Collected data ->

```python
def _snp_mask(snps, P):
    a = np.asarray(snps)
    if a.dtype == np.bool_:
# ... 580 lines not shown
        a = dict(colmax=np.empty(64), maxbits_own=np.empty((8, 64), dtype=np.uint64), maxbits=np.empty((8, 64), dtype=np.uint64),
                 Q=np.empty((nsc, rows_pad), dtype=np.int8), colw=np.empty(nsc))
        if colsum[o]:
            a["colsum"] = np.empty((8, 640), dtype=np.int64)
        if copy[o] is not None:
            a["copy%d" % copy[o]] = np.empty((rows_pad, b), dtype=np.float32 if copy[o] == 32 else np.float64)
        if route == 1:
            a["Qrm"] = np.empty((rows_pad, S * b), dtype=np.int8)
            for w in dequant:
                a["dq%d" % w] = np.empty((rows_pad, b), dtype=np.float32 if w == 32 else np.float64)
        st = _lib.SlicesOut()
        for name, arr in a.items():
            setattr(st, name, arr.ctypes.data)
        structs.append(st)
        res.append(a)
    got = C.c_int(0)
    check(lib().fpca_debug_i8_slices(int(route), int(b), int(S), rows, rows_pad, int(rows_valid), _p(V), _p(rs[0]) if rs else None,
                                     _p(rs[1]) if len(rs) > 1 else None, _p(peers), 0 if peers is None else peers.shape[0], C.byref(structs[0]),
                                     C.byref(structs[1]) if nops > 1 else None, C.byref(got)))
    for a in res:
        a["nsc_pad"] = got.value
        if "colsum" in a:
            a["colsum_shards"] = a["colsum"]
            a["colsum"] = a["colsum_shards"].sum(axis=0)
    return res


def debug_i8_instances():
    n = C.c_int(0)
    check(lib().fpca_debug_i8_instances(None, 0, C.byref(n)))
    keys = np.zeros((n.value, 6), dtype=np.int32)
    check(lib().fpca_debug_i8_instances(_p(keys), n.value, C.byref(n)))
    return [(bool(k[0]), int(k[1]), int(k[2]), bool(k[3]), int(k[4]), bool(k[5])) for k in keys[:n.value]]


def flashpca(X, ndim=10, stand="binom2", divisor="p", maxiter=500, tol=1e-6, do_loadings=False, return_scale=True,
             device=0, verbose=False, accum="auto", keep=None, snps=None, maf=0.0, geno=1.0, ld=None, unrelated=None,
             mind=1.0, hwe=0.0, unrelated_min_shared=0, **solver_kw):
    if divisor not in DIVISOR:
        raise ValueError("divisor must be one of %s" % sorted(DIVISOR))
    qc = not (maf <= 0 and geno >= 1)
    by_mind, by_hwe = not mind >= 1, not hwe <= 0
    if (snps is not None or qc) and not isinstance(X, str):
        raise ValueError("snps / maf / geno select SNPs of a PLINK fileset; they do not apply to a numeric matrix")
    if (by_mind or by_hwe) and not isinstance(X, str):
        raise ValueError("mind / hwe filter the samples / SNPs of a PLINK fileset; they do not apply to a numeric matrix")
    if qc and keep is not None:
        raise ValueError("maf / geno cannot be combined with keep: PLINK takes these frequencies over the kept samples, the counts here "
                         "are those of all samples")
    if by_hwe and keep is not None:
        raise ValueError("hwe cannot be combined with keep: flashpca() takes the genotype counts over the samples mind= leaves; for a "
                         "hand-picked subset take the masks from qc_filter(..., keep=) and pass them as snps= and keep=")
    if ld is not None:
        ld = _ld_args(ld)
        if not isinstance(X, str):
            raise ValueError("ld prunes the SNPs of a PLINK fileset; it does not apply to a numeric matrix")
        if keep is not None:
            raise ValueError("ld cannot be combined with keep: PLINK takes r2 over the kept samples, r2 here is over all samples")
    if unrelated is not None:
        unrelated = float(unrelated)
        if not isinstance(X, str):
            raise ValueError("unrelated selects samples by the kinship of a PLINK fileset's genotypes; it does not apply to a numeric matrix")
    if isinstance(X, str):
        if stand not in STANDARDISE:
            raise ValueError("stand must be one of %s" % sorted(STANDARDISE))
        N = count_fam_rows(X + ".fam")
# ... 590 lines not shown
```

Task statement -> Output all of the records exactly, with nothing omitted.

Response to this task ->
```python
def _snp_mask(snps, P):
    a = np.asarray(snps)
    if a.dtype == np.bool_:
# ... 580 lines not shown
        a = dict(colmax=np.empty(64), maxbits_own=np.empty((8, 64), dtype=np.uint64), maxbits=np.empty((8, 64), dtype=np.uint64),
                 Q=np.empty((nsc, rows_pad), dtype=np.int8), colw=np.empty(nsc))
        if colsum[o]:
            a["colsum"] = np.empty((8, 640), dtype=np.int64)
        if copy[o] is not None:
            a["copy%d" % copy[o]] = np.empty((rows_pad, b), dtype=np.float32 if copy[o] == 32 else np.float64)
        if route == 1:
            a["Qrm"] = np.empty((rows_pad, S * b), dtype=np.int8)
            for w in dequant:
                a["dq%d" % w] = np.empty((rows_pad, b), dtype=np.float32 if w == 32 else np.float64)
        st = _lib.SlicesOut()
        for name, arr in a.items():
            setattr(st, name, arr.ctypes.data)
        structs.append(st)
        res.append(a)
    got = C.c_int(0)
    check(lib().fpca_debug_i8_slices(int(route), int(b), int(S), rows, rows_pad, int(rows_valid), _p(V), _p(rs[0]) if rs else None,
                                     _p(rs[1]) if len(rs) > 1 else None, _p(peers), 0 if peers is None else peers.shape[0], C.byref(structs[0]),
                                     C.byref(structs[1]) if nops > 1 else None, C.byref(got)))
    for a in res:
        a["nsc_pad"] = got.value
        if "colsum" in a:
            a["colsum_shards"] = a["colsum"]
            a["colsum"] = a["colsum_shards"].sum(axis=0)
    return res


def debug_i8_instances():
    n = C.c_int(0)
    check(lib().fpca_debug_i8_instances(None, 0, C.byref(n)))
    keys = np.zeros((n.value, 6), dtype=np.int32)
    check(lib().fpca_debug_i8_instances(_p(keys), n.value, C.byref(n)))
    return [(bool(k[0]), int(k[1]), int(k[2]), bool(k[3]), int(k[4]), bool(k[5])) for k in keys[:n.value]]


def flashpca(X, ndim=10, stand="binom2", divisor="p", maxiter=500, tol=1e-6, do_loadings=False, return_scale=True,
             device=0, verbose=False, accum="auto", keep=None, snps=None, maf=0.0, geno=1.0, ld=None, unrelated=None,
             mind=1.0, hwe=0.0, unrelated_min_shared=0, **solver_kw):
    if divisor not in DIVISOR:
        raise ValueError("divisor must be one of %s" % sorted(DIVISOR))
    qc = not (maf <= 0 and geno >= 1)
    by_mind, by_hwe = not mind >= 1, not hwe <= 0
    if (snps is not None or qc) and not isinstance(X, str):
        raise ValueError("snps / maf / geno select SNPs of a PLINK fileset; they do not apply to a numeric matrix")
    if (by_mind or by_hwe) and not isinstance(X, str):
        raise ValueError("mind / hwe filter the samples / SNPs of a PLINK fileset; they do not apply to a numeric matrix")
    if qc and keep is not None:
        raise ValueError("maf / geno cannot be combined with keep: PLINK takes these frequencies over the kept samples, the counts here "
                         "are those of all samples")
    if by_hwe and keep is not None:
        raise ValueError("hwe cannot be combined with keep: flashpca() takes the genotype counts over the samples mind= leaves; for a "
                         "hand-picked subset take the masks from qc_filter(..., keep=) and pass them as snps= and keep=")
    if ld is not None:
        ld = _ld_args(ld)
        if not isinstance(X, str):
            raise ValueError("ld prunes the SNPs of a PLINK fileset; it does not apply to a numeric matrix")
        if keep is not None:
            raise ValueError("ld cannot be combined with keep: PLINK takes r2 over the kept samples, r2 here is over all samples")
    if unrelated is not None:
        unrelated = float(unrelated)
        if not isinstance(X, str):
            raise ValueError("unrelated selects samples by the kinship of a PLINK fileset's genotypes; it does not apply to a numeric matrix")
    if isinstance(X, str):
        if stand not in STANDARDISE:
            raise ValueError("stand must be one of %s" % sorted(STANDARDISE))
        N = count_fam_rows(X + ".fam")
# ... 590 lines not shown
```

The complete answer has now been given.